Top

03 Oktober 2018

Ketika saya merenungkan lebih lanjut tentang dampak/ kuasa perkataan, deklarasi yang kita lakukan, saya menerima pemahaman lebih lanjut sebagai berikut :

1. Manusia yang memakan perkataan dusta iblis membuat dirinya berpindah dari duniaNya Tuhan, kepada dunia dosa. Tetapi, setiap Firman yang Tuhan lepaskan akan membawa kita masuk dalam duniaNya.

Saya menyadari bahwa Iblis yang sudah dikalahkan oleh Kristus sesungguhnya hanya memiliki 1 senjata saja yaitu kebohongan (perkataan dusta / tipu daya). Tetapi satu senjata itu begitu ‘ampuh’ bagi umat manusia. Saya menyadari bahwa satu-satunya solusi adalah dengan terus berinteraksi dengan Firman, dengan membangun persekutuan yang hidup, akurat dan progresif dengan Bapa. Saya percaya ketika saya terus berinteraksi dengan Tuhan dan FirmanNya, saya semakin mengenal diriNya. Ketika saya bertekun setiap jam sekali memperkatakan Firman, sesungguhnya saya sedang mengkondisikan diri saya untuk semakin mengenali suaraNya. Sehingga ketika ada suara yang lain, yang tidak sesuai Firman, saya akan sedemikian sensitif untuk mengenalinya dan menolaknya! Satu-satunya senjata yang dapat melawan kebohongan (tipu daya Iblis) hanyalah kebenaran!

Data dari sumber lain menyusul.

int adam_seg_check(const char* who, const float* params, const float* grads, const float* exp_avg, const float* exp_avg_sq, int64_t n,
                   const void* table_dev, int nsegs, const dmm_adam_class* classes, int nclasses, AdamTableHost* host) {
  const std::string w(who);
  if (!params || !grads || !exp_avg || !exp_avg_sq || !table_dev || !classes) return fail(DMM_ERR_INVALID, w + ": null argument");
  if ((((uintptr_t)params | (uintptr_t)grads | (uintptr_t)exp_avg | (uintptr_t)exp_avg_sq) & 3) != 0 || ((uintptr_t)table_dev & 7) != 0)
    return fail(DMM_ERR_INVALID, w + ": misaligned arena (4 bytes) or table (8 bytes) pointer");
  if (n < 1) return fail(DMM_ERR_INVALID, w + ": n must be >= 1");
  if (nsegs < 1) return fail(DMM_ERR_INVALID, w + ": nsegs must be >= 1");
  if (nclasses < 1 || nclasses > ADAM_MAX_CLASSES)
    return fail(DMM_ERR_INVALID, w + ": nclasses must lie in [1, " + std::to_string(ADAM_MAX_CLASSES) + "]");
  for (int c = 0; c < nclasses; ++c) {
    const dmm_adam_class& k = classes[c];
    const std::string cw = w + ": class " + std::to_string(c) + ": ";
    if (!(k.beta1 >= 0.f && k.beta1 < 1.f) || !(k.beta2 >= 0.f && k.beta2 < 1.f)) return fail(DMM_ERR_INVALID, cw + "betas must lie in [0, 1)");
    if (bad_scalar(k.lr)) return fail(DMM_ERR_INVALID, cw + "lr must be >= 0 and not NaN");
    if (bad_scalar(k.eps)) return fail(DMM_ERR_INVALID, cw + "eps must be >= 0 and not NaN");
    if (bad_scalar(k.weight_decay)) return fail(DMM_ERR_INVALID, cw + "weight_decay must be >= 0 and not NaN");
    if (k.t0 < 0) return fail(DMM_ERR_INVALID, cw + "t0 must be >= 0");
  }
  std::lock_guard<std::mutex> l(g_adam_tables_mu);
  for (const auto& e : g_adam_tables)
    if (e.first == table_dev) {
      if (e.second.nsegs != nsegs || e.second.n != n)
        return fail(DMM_ERR_INVALID, w + ": table_dev was initialised for nsegs = " + std::to_string(e.second.nsegs) + ", n = " + std::to_string(e.second.n));
      if (e.second.nclasses != nclasses)
        return fail(DMM_ERR_INVALID, w + ": table_dev was initialised for nclasses = " + std::to_string(e.second.nclasses));
      *host = e.second;
      return DMM_OK;
    }
  return fail(DMM_ERR_INVALID, w + ": table_dev was not initialised by dmm_adam_table_init");
}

Tanpa saya mengenal Sang Firman (kebenaran), maka saya akan begitu mudah mempercayai kebohongan iblis.

2. Dunia Iblis membuat manusia hidup dalam kutukan Tuhan, di mana selalu ada penderitaan dan ratap tangis.Tetapi Firman yang terus kita deklarasikan akan membawa kita berjalan di Jalan KudusNya, dan selalu menikmati kemenangan!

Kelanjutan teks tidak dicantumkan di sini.